"Plötzlich rummst es. Und dröhnt und scheppert. Ein Kollern ohne Ende. Und dann Staub und Dunkelheit und Geschrei. Und unter mir ging der Boden weg. Und das Licht war aus und dann war Schluss. Ruhe. Und diese Ruhe war furchtbar [...] Ich erinnere mich, ich hab mich im Mantel meiner Mutter verkrochen und ich merkte, wie sie zitterte und ich zitterte und wir heulten. Beide. Und dann hab ich mich irgendwann umgedreht und hab unterm Mantel vorgelugt. Da war Omas Haus. Und dann war da nur noch Feuer und Rauch und sonst nichts mehr", das erzählt mir Karin, 78, aus Berlin in unserem Gespräch. Bis ihre Stimme bricht. Und ich weiß: Das hier ist wichtig.

Überall in Europa, aber auch international, blüht der Nationalismus. Dazu kommt Hass auf Geflüchtete, der in zunehmenden rechten Gewalttaten mündet. Aber die, die heute geflüchtete Menschen fürchten oder ablehnen und sich auf ihre nationale Identität berufen, haben oder hatten ziemlich wahrscheinlich selbst Großmütter, die aufgrund genau dieses Nationalismus' am eigenen Leib Krieg, Tod, Elend und Flucht erleben mussten. Und trotzdem fehlt es ihnen an Empathie.

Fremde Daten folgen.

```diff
@@ -293,29 +320,15 @@
 	const int sx = hx[ray], sy = hy[ray];
 	const __amdgpu_buffer_rsrc_t ro = __builtin_amdgcn_make_buffer_rsrc((void *)outlier, 0, size * 4, 0x00020000);
 	const __amdgpu_buffer_rsrc_t rd = __builtin_amdgcn_make_buffer_rsrc((void *)d0, 0, size * 4, 0x00020000);
-	int X2 = 2 * x, Y2 = 2 * y;
-	constexpr unsigned OOB = 0x80000000u;
-	unsigned stop = OOB;
-	for (bool go = true; go;) {
-		unsigned off[MC_MIS_NU], o[MC_MIS_NU];
-#pragma unroll
-		for (int i = 0; i < MC_MIS_NU; ++i) {
-			X2 += sx;
-			Y2 += sy;
-			const int xi = (X2 + 1 + (X2 >> 31)) >> 1;
-			const int yi = (Y2 + 1 + (Y2 >> 31)) >> 1;
-			const bool in = (unsigned)yi < (unsigned)H && (unsigned)xi < (unsigned)W;
-			off[i] = in ? (__umul24((unsigned)yi, (unsigned)W) + (unsigned)xi) * 4u : OOB;
-			o[i] = __builtin_amdgcn_raw_buffer_load_b32(ro, off[i], 0, 0);
-		}
-#pragma unroll
-		for (int i = MC_MIS_NU - 1; i >= 0; --i) {
-			const bool hit = __uint_as_float(o[i]) != 2.0f;
-			stop = hit ? off[i] : stop;
-			go = hit ? false : go;
-		}
-	}
-	const int inb = stop != OOB ? 1 : 0;
+	const int ox = (sx + 1) >> 1, oy = (sy + 1) >> 1;
+	const unsigned d_odd = (unsigned)(oy * W + ox) * 4u, d_even = (unsigned)((sy - oy) * W + (sx - ox)) * 4u;
+	int left = min(ray_steps_inside(sx, x, W), ray_steps_inside(sy, y, H));
+	unsigned off = (unsigned)id * 4u;
+	unsigned stop = ray_batch<4>(ro, off, left, d_odd, d_even);
+	if (stop == MIS_NONE) stop = ray_batch<8>(ro, off, left, d_odd, d_even);
+	if (stop == MIS_NONE) stop = ray_batch<16>(ro, off, left, d_odd, d_even);
+	while (stop == MIS_NONE) stop = ray_batch<MC_MIS_CAP>(ro, off, left, d_odd, d_even);
+	const int inb = stop != MIS_OOB ? 1 : 0;
 	const float v = __uint_as_float(__builtin_amdgcn_raw_buffer_load_b32(rd, stop, 0, 0));
 	int less = 0, eq = inb;
 	ray_rank_step<1>(v, inb, less, eq); ray_rank_step<2>(v, inb, less, eq); ray_rank_step<3>(v, inb, less, eq);
@@ -419,13 +432,23 @@
 	const int xa = max(0, x - KR), xb = min(W - 1, x + KR), ya = max(0, y - KR), yb = min(H - 1, y + KR);
 	const int n = (xb - xa + 1) * (yb - ya + 1);
 	if constexpr (KR == 1 || KR == 2) {
-		if (n == K * K) {
-			float v[K * K];
-#pragma unroll
-			for (int i = 0; i < K * K; ++i) v[i] = tile[ly + i % K][lx + i / K];
-			out[(int64_t)y * W + x] = median_forgetful<K * K>(v);
-			return;
-		}
+		constexpr int T = K * K;
+		float v[T];
+		if (n == T) {
+#pragma unroll
+			for (int i = 0; i < T; ++i) v[i] = tile[ly + i % K][lx + i / K];
+		} else {
+			int pads = T / 2 - n / 2;
+#pragma unroll
+			for (int i = 0; i < T; ++i) {
+				const int ix = x - KR + i / K, iy = y - KR + i % K;
+				const bool in = ix >= xa && ix <= xb && iy >= ya && iy <= yb;
+				v[i] = in ? tile[ly + i % K][lx + i / K] : (pads > 0 ? -INFINITY : INFINITY);
+				pads -= in ? 0 : 1;
+			}
+		}
+		out[(int64_t)y * W + x] = median_forgetful<T>(v);
+		return;
 	}
 	const int want = n / 2;
 	float res = 0;
diff --git a/mc-cnn_amd/csrc/sgm.hip b/mc-cnn_amd/csrc/sgm.hip
--- a/mc-cnn_amd/csrc/sgm.hip
+++ b/mc-cnn_amd/csrc/sgm.hip
@@ -27,43 +27,74 @@
 
 __device__ __forceinline__ int cls_of(float v, float tau) { return v < tau ? 0 : (v > tau ? 2 : 1); }
 
+__device__ __forceinline__ int edge_cls(const float *__restrict__ img, int W, int y, int x, int dx, int dy, bool yok, float tau_so,
+                                        int none)
+{
+	if (!(yok && x >= 0 && x < W && x - dx >= 0 && x - dx < W)) return none;
+	return cls_of(fabsf(img[y * W + x] - img[(y - dy) * W + x - dx]), tau_so);
+}
+
 __global__ void __launch_bounds__(256) sgm_prep_kernel(const float *__restrict__ x0, const float *__restrict__ x1,
                                                        uint8_t *__restrict__ cls0, uint8_t *__restrict__ win,
-                                                       int H, int W, int Wm, int64_t cls_plane, float tau_so)
-{
-	const int64_t id = (int64_t)blockIdx.x * blockDim.x + threadIdx.x;
-	const int64_t total = (int64_t)4 * H * Wm;
-	if (id >= total) return;
-	const int i = (int)(id % Wm);
-	const int y = (int)((id / Wm) % H);
-	const int r = (int)(id / ((int64_t)Wm * H));
-	const int dx = r == 0 ? 1 : (r == 1 ? -1 : 0);
-	const int dy = r == 2 ? 1 : (r == 3 ? -1 : 0);
-	const bool yok = (y - dy >= 0) && (y - dy < H);
-
-	if (i < W) {
-		const int x = i;
-		int c = 1;
-		if (yok && x - dx >= 0 && x - dx < W) {
-			c = cls_of(fabsf(x0[y * W + x] - x0[(y - dy) * W + x - dx]), tau_so);
-		}
-		cls0[(int64_t)r * cls_plane + (int64_t)y * W + x] = (uint8_t)c;
-	}
-	const int s = i - SGM_PADW;
-	unsigned asc = 0, desc = 0;
-#pragma unroll
-	for (int k = 0; k < 4; ++k) {
-		const int xx = s + k;
-		float D2 = 10.0f;
-		if (yok && xx >= 0 && xx < W && xx - dx >= 0 && xx - dx < W) {
-			D2 = fabsf(x1[y * W + xx] - x1[(y - dy) * W + xx - dx]);
-		}
-		const unsigned c = (unsigned)cls_of(D2, tau_so);
-		asc |= c << (2 * k);
-		desc |= c << (2 * (3 - k));
-	}
-	win[((int64_t)(0 * 4 + r) * H + y) * Wm + i] = (uint8_t)asc;
-	win[((int64_t)(1 * 4 + r) * H + y) * Wm + i] = (uint8_t)desc;
+                                                       int H, int W, int Wm, int64_t cls_plane, float tau_so, int dword_ok)
+{
+	const int64_t q = (int64_t)blockIdx.x * blockDim.x + threadIdx.x;
+	const int64_t rows = (int64_t)4 * H, total = rows * Wm;
+	if (q * 4 >= total) return;
+	const int c_out = cls_of(10.0f, tau_so);
+	unsigned asc[4], desc[4];
+	{
+		const int64_t ry = q * 4 / Wm;
+		const int i0 = (int)(q * 4 - ry * Wm);
+		if (i0 + 3 < Wm) {
+			const int r = (int)(ry / H), y = (int)(ry % H);
+			const int dx = r == 0 ? 1 : (r == 1 ? -1 : 0);
+			const int dy = r == 2 ? 1 : (r == 3 ? -1 : 0);
+			const bool yok = (y - dy >= 0) && (y - dy < H);
+			const int s = i0 - SGM_PADW;
+			unsigned c[7];
+			if (yok && s + 6 >= 0 && s < W) {
+#pragma unroll
+				for (int j = 0; j < 7; ++j) c[j] = (unsigned)edge_cls(x1, W, y, s + j, dx, dy, yok, tau_so, c_out);
+			} else {
+#pragma unroll
+				for (int j = 0; j < 7; ++j) c[j] = (unsigned)c_out;
+			}
+#pragma unroll
+			for (int b = 0; b < 4; ++b) {
+				asc[b] = c[b] | c[b + 1] << 2 | c[b + 2] << 4 | c[b + 3] << 6;
+				desc[b] = c[b] << 6 | c[b + 1] << 4 | c[b + 2] << 2 | c[b + 3];
+				const int x = i0 + b;
+				if (x < W) cls0[(int64_t)r * cls_plane + (int64_t)y * W + x] = (uint8_t)edge_cls(x0, W, y, x, dx, dy, yok, tau_so, 1);
+			}
+		} else {
+			for (int b = 0; b < 4; ++b) {
+				const int64_t f = q * 4 + b, ryb = f / Wm;
+				const int i = (int)(f - ryb * Wm);
+				const int r = (int)(ryb / H), y = (int)(ryb % H);
+				const int dx = r == 0 ? 1 : (r == 1 ? -1 : 0);
+				const int dy = r == 2 ? 1 : (r == 3 ? -1 : 0);
+				const bool yok = (y - dy >= 0) && (y - dy < H);
+				asc[b] = desc[b] = 0;
+				for (int k = 0; k < 4; ++k) {
+					const unsigned c = (unsigned)edge_cls(x1, W, y, i - SGM_PADW + k, dx, dy, yok, tau_so, c_out);
+					asc[b] |= c << (2 * k);
+					desc[b] |= c << (2 * (3 - k));
+				}
+				if (i < W) cls0[(int64_t)r * cls_plane + (int64_t)y * W + i] = (uint8_t)edge_cls(x0, W, y, i, dx, dy, yok, tau_so, 1);
+			}
+		}
+	}
+	uint8_t *wa = win + q * 4, *wd = win + total + q * 4;
+	if (dword_ok) {
+		*(unsigned *)wa = asc[0] | asc[1] << 8 | asc[2] << 16 | asc[3] << 24;
+		*(unsigned *)wd = desc[0] | desc[1] << 8 | desc[2] << 16 | desc[3] << 24;
+	} else {
+		for (int b = 0; b < 4; ++b) {
+			wa[b] = (uint8_t)asc[b];
+			wd[b] = (uint8_t)desc[b];
+		}
+	}
 }
 
 typedef unsigned uint4v __attribute__((ext_vector_type(4)));
@@ -400,9 +431,10 @@
 	const size_t plane = ((size_t)H * W + 3 + 4) / 4 * 4;
 	uint8_t *cls0 = (uint8_t *)maps;
 	uint8_t *win = cls0 + 4 * plane;
-	const int64_t total = (int64_t)4 * H * Wm;
-	hipLaunchKernelGGL(sgm_prep_kernel, dim3(cdiv(total, 256)), dim3(256), 0, st, x0, x1, cls0, win, H, W, Wm, (int64_t)plane,
-	                   tau_so);
+	const int64_t groups = (int64_t)H * Wm;
+	const int dword_ok = ((uintptr_t)win & 3) == 0;
+	hipLaunchKernelGGL(sgm_prep_kernel, dim3(cdiv(groups, 256)), dim3(256), 0, st, x0, x1, cls0, win, H, W, Wm, (int64_t)plane,
+	                   tau_so, dword_ok);
 	return check_launch("sgm_prep");
 }
 
```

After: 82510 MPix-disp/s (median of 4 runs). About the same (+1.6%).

Berlin sah damals aus wie Aleppo heute.
Zeitzeugin Anita

Oma erzählt vom Krieg hält wichtige Erinnerungen fest

"Oma erzählt vom Krieg", das ist eine leicht joviale Floskel dafür, wenn jemand mal wieder die alten Erinnerungen auspackt. Aber wir brauchen diese Erinnerungen heute mehr denn je. Meine Omi hat mir oft Geschichten vom Krieg erzählt. Davon, wie grauenhaft, gnadenlos und entsetzlich er ist. Wie es sich anfühlt, plötzlich sein Zuhause für immer verlassen zu müssen – zu Fuß, verlaust und dreckig, hungernd und frierend. Ohne zu wissen, wo es hingeht und was werden soll. Davon, wie es ist, als Kind Tote sehen zu müssen. Als geflüchteter Mensch beschimpft und verjagt zu werden. Inmitten von Zerstörung aufzuwachsen. "Berlin sah damals aus wie Aleppo heute", berichtet mir eine weitere Zeitzeugin.

Meine Omi lebt nicht mehr, aber ich habe fünf anderen Frauen zugehört. Sie waren noch Kinder, als sie Krieg, Tod und Vertreibung erlebten. Ihre Geschichten bewegen und erschüttern. Diese persönlichen Schicksale schmälern die gesamtdeutsche Schuld am und im Zweiten Weltkrieg nicht – oder wie es der Historiker Moritz Hoffmann bei Spiegel Online formuliert: "Warum sollte man sich in der Rolle 'die Deutschen' als Opfer verstehen, wenn man historisch betrachtet zu dieser Zeit klar zuvorderst Täter war?" Aber Millionen unschuldiger Kinder wuchsen im Krieg auf und haben lebenslang schwärende seelische Wunden davongetragen.

Für Oma erzählt vom Krieg, ein neues Podcast-Format bei ze.tt in fünf Teilen, frage ich die Protagonistinnen nicht nur nach ihren Erlebnissen, sondern auch nach Erkenntnissen für die heutige Zeit. Um Krieg zu verhindern, so höre ich, brauchen wir Bündnisse, Mitgefühl, Zivilcourage und Toleranz. Und das Bewusstsein dafür, warum genau das alles essenziell für unsere Gesellschaft und den Fortbestand unserer Welt ist. Die Geschichte darf sich nicht wiederholen.

Oder um es mit Karins Worten zu sagen: "Nie. Wieder. Krieg."